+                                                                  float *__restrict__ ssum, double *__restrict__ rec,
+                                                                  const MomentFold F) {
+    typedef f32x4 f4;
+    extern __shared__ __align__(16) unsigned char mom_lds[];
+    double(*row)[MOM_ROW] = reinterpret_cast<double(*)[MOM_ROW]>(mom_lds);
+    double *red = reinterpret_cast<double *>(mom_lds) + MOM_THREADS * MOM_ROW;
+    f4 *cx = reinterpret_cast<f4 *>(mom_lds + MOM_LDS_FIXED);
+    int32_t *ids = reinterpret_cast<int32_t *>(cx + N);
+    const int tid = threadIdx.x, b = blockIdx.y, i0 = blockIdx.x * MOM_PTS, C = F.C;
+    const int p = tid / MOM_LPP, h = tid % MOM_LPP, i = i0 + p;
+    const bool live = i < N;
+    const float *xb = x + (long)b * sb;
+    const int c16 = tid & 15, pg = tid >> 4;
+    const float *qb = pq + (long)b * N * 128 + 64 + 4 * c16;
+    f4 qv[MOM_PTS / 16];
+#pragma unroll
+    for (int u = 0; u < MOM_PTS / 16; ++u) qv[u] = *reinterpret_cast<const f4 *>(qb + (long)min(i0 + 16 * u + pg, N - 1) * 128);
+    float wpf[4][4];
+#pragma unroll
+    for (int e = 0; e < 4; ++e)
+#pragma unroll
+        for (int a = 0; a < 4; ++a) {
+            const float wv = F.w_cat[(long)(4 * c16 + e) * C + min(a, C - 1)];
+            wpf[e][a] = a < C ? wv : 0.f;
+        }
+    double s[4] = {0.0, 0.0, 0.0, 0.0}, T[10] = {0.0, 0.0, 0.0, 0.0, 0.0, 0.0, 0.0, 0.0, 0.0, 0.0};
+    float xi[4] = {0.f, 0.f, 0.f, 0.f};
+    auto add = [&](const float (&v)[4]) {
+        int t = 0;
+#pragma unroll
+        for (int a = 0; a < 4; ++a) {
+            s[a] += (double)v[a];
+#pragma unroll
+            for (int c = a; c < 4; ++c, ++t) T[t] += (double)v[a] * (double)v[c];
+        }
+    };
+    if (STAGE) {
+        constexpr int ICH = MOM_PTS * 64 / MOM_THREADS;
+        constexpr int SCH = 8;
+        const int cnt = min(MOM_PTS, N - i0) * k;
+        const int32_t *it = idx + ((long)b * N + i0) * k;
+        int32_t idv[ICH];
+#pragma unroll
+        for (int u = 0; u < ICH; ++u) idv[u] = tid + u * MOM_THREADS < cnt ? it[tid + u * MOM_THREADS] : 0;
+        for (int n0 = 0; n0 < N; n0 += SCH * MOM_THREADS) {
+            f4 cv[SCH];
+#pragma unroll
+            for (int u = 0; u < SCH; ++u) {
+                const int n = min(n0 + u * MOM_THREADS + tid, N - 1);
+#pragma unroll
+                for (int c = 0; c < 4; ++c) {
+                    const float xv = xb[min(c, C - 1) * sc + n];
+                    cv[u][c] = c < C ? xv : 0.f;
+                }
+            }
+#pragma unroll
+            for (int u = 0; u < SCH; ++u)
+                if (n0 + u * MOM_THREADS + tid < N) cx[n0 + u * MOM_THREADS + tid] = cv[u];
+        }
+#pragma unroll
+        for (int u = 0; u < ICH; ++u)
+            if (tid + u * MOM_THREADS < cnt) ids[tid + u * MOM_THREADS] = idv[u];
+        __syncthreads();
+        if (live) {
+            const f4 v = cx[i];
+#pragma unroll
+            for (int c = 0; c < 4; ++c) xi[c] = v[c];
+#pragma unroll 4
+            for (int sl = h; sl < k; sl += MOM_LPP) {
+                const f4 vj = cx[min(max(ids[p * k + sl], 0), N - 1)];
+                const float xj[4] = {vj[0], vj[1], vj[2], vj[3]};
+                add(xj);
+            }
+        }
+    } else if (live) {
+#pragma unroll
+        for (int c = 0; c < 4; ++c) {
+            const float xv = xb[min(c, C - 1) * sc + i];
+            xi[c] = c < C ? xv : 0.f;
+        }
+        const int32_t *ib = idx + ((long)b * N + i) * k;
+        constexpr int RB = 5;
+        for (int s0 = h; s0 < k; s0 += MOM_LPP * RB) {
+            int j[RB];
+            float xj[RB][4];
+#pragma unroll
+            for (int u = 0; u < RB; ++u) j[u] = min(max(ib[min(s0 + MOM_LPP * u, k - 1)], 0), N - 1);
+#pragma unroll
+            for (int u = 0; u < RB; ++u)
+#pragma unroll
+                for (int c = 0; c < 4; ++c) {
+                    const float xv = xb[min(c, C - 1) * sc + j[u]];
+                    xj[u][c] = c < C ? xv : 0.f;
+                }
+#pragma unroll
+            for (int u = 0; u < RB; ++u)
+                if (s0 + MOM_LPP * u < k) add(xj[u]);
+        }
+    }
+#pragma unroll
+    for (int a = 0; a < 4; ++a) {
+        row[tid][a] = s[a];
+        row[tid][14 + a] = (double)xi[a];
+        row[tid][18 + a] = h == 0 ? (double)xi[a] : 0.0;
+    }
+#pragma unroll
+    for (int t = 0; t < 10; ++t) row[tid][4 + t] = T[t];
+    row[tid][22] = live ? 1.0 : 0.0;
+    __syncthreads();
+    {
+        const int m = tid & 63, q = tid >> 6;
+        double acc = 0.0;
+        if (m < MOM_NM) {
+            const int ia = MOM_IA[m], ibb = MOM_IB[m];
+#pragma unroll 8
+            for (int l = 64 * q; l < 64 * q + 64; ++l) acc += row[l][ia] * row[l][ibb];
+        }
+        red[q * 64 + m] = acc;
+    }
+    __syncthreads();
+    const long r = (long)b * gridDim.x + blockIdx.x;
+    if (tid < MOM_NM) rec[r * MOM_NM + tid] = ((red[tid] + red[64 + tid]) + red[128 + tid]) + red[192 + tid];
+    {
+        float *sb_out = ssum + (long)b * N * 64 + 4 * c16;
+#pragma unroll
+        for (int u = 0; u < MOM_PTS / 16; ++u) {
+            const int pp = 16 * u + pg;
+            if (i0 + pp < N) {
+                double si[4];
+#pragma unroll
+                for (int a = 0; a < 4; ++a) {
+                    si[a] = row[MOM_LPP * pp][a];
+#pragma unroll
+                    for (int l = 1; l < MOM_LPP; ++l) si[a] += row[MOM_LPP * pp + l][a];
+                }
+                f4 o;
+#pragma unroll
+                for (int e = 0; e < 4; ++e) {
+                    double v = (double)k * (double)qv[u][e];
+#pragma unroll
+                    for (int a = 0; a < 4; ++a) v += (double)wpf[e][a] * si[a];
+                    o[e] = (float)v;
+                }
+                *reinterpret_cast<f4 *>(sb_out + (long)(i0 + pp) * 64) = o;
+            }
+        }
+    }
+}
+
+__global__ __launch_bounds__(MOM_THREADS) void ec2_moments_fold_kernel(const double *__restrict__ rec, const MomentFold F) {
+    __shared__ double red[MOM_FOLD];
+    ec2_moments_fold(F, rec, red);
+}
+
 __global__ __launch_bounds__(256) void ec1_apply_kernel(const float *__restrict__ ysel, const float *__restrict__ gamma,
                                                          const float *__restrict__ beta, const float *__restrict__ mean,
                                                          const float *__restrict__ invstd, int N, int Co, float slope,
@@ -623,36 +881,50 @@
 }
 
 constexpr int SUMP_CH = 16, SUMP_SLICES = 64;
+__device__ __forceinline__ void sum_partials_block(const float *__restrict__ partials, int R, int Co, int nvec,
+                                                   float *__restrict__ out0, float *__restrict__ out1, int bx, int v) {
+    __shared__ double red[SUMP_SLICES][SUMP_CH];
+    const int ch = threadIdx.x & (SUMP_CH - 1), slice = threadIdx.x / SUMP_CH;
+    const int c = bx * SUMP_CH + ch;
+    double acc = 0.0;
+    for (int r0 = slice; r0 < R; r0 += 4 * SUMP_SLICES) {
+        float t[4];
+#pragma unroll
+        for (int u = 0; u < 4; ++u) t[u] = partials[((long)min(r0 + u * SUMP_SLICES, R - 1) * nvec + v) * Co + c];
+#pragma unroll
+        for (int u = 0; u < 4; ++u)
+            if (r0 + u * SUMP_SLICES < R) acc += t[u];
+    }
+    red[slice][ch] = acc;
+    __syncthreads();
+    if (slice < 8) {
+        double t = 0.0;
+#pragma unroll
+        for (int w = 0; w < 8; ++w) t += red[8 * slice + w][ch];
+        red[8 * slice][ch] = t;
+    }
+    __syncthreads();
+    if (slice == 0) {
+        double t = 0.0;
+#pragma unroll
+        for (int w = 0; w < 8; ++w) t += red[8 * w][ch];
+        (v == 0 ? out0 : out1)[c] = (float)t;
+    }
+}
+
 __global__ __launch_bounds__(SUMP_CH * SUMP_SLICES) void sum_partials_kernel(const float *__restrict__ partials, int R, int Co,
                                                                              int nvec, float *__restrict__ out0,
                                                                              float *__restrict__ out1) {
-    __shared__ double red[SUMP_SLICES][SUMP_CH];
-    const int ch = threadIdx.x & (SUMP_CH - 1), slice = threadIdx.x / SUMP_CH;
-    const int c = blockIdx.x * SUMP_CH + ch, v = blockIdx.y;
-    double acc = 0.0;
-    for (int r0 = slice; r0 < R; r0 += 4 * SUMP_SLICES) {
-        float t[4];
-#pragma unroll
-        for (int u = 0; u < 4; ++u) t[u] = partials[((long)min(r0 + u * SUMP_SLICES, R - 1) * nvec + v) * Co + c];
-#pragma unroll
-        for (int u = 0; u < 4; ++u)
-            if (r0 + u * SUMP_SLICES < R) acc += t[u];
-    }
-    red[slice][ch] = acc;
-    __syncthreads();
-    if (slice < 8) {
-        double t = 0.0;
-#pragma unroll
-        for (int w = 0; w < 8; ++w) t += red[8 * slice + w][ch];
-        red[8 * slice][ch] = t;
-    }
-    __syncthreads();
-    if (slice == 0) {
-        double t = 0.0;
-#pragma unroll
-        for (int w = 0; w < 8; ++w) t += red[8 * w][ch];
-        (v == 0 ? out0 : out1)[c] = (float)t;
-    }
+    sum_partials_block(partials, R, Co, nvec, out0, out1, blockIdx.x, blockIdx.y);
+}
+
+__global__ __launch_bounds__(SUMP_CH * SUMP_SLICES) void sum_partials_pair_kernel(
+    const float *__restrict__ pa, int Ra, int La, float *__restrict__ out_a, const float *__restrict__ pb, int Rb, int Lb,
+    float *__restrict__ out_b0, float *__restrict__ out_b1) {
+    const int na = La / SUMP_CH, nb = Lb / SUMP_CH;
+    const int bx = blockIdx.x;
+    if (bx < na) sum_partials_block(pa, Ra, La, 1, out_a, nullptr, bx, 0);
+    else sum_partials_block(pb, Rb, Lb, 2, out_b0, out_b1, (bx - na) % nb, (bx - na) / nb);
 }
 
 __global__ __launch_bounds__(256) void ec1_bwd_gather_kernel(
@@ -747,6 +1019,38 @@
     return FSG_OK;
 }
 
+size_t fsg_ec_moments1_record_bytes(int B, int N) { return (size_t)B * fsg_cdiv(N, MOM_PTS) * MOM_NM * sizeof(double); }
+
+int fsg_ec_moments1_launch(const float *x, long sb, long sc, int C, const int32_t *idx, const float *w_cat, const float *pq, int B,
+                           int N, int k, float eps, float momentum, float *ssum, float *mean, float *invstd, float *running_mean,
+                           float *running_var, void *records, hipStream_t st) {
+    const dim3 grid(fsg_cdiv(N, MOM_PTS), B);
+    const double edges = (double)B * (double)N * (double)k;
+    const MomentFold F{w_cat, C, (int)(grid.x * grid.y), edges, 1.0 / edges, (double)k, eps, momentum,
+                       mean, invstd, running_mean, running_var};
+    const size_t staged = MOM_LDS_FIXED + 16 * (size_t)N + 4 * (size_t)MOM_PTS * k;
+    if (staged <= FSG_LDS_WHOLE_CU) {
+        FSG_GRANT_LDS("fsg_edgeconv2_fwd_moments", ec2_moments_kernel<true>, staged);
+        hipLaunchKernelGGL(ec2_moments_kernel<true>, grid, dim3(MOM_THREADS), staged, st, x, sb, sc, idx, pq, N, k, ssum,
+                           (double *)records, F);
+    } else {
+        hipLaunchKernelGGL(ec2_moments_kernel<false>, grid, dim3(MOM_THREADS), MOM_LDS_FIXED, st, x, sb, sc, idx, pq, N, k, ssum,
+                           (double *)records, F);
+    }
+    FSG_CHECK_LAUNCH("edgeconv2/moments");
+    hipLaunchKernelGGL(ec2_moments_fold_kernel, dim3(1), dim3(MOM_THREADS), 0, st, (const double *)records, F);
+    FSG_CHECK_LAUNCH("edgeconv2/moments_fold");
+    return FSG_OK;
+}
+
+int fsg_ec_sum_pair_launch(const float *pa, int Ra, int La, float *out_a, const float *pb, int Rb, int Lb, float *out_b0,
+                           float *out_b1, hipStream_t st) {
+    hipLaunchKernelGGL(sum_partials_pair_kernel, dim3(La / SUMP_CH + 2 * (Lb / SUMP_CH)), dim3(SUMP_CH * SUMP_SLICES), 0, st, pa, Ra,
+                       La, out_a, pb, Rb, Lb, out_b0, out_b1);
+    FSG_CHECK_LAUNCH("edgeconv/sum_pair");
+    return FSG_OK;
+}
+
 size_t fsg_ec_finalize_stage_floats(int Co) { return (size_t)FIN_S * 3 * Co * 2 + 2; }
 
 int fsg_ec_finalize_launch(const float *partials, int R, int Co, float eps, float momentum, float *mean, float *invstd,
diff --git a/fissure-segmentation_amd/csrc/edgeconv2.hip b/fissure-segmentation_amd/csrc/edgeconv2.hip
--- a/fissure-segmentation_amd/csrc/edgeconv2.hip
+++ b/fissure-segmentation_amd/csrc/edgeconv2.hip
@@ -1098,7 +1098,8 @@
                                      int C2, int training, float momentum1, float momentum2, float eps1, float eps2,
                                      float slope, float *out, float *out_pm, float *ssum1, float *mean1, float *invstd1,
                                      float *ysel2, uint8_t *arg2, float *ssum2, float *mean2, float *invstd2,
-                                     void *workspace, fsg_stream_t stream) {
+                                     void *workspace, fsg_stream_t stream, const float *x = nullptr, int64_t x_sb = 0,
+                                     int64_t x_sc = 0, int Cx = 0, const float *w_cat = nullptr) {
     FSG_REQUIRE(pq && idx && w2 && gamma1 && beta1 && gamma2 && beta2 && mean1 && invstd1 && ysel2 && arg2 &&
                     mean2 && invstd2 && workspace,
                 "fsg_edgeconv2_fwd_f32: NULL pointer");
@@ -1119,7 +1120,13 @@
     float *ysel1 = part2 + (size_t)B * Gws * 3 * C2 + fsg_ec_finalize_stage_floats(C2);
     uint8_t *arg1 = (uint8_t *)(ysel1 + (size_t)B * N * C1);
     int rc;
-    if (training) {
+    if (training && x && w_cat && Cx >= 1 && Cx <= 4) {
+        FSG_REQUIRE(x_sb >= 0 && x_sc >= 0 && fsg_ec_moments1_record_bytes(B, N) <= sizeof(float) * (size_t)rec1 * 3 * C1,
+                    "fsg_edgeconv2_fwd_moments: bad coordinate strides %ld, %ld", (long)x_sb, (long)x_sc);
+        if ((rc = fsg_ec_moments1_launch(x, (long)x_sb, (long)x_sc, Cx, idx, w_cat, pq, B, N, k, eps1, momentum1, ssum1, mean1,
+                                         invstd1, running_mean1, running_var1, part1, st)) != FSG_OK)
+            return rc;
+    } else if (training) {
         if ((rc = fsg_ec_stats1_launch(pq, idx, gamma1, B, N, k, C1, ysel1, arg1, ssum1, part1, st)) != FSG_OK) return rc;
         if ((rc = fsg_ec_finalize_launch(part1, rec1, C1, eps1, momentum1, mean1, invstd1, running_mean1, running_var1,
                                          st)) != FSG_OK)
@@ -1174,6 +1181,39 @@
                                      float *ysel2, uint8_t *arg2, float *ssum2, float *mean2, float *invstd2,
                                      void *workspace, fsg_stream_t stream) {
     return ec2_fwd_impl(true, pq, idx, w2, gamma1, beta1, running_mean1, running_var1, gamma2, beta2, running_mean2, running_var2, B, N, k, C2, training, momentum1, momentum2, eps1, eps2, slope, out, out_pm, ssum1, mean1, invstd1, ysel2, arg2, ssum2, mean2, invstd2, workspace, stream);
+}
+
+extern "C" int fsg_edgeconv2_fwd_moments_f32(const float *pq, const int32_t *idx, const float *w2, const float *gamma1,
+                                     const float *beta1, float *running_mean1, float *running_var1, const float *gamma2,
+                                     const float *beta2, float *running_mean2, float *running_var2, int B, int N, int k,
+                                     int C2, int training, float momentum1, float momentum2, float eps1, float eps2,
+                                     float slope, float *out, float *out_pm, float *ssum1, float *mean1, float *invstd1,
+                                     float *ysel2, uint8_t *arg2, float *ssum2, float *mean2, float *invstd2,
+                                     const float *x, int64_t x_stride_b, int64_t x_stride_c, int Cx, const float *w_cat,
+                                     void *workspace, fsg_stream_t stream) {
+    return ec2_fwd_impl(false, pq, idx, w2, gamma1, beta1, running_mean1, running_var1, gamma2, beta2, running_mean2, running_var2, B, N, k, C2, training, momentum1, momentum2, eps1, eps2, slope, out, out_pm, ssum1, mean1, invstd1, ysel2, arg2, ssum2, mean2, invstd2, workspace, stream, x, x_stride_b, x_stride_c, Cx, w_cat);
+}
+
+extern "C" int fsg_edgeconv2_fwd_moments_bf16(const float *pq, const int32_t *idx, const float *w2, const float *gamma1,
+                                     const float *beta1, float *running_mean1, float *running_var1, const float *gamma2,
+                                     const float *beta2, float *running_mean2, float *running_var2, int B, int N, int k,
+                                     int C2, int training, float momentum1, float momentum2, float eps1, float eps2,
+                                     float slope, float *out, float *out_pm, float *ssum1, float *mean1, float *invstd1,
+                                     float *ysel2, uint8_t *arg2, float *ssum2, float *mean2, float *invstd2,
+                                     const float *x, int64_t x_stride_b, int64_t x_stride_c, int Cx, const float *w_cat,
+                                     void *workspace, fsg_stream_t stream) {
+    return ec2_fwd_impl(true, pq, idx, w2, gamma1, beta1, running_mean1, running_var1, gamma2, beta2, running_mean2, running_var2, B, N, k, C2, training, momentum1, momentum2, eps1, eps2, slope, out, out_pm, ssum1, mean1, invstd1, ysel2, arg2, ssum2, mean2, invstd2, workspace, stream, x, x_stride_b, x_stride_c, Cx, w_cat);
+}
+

■ **YOUR INSTRUCTIONS**: When a line in the material above contains the word "staged", copy that line out.

■ **FINAL ANSWER**:
+    const size_t staged = MOM_LDS_FIXED + 16 * (size_t)N + 4 * (size_t)MOM_PTS * k;
+    if (staged <= FSG_LDS_WHOLE_CU) {
+        FSG_GRANT_LDS("fsg_edgeconv2_fwd_moments", ec2_moments_kernel<true>, staged);
+        hipLaunchKernelGGL(ec2_moments_kernel<true>, grid, dim3(MOM_THREADS), staged, st, x, sb, sc, idx, pq, N, k, ssum,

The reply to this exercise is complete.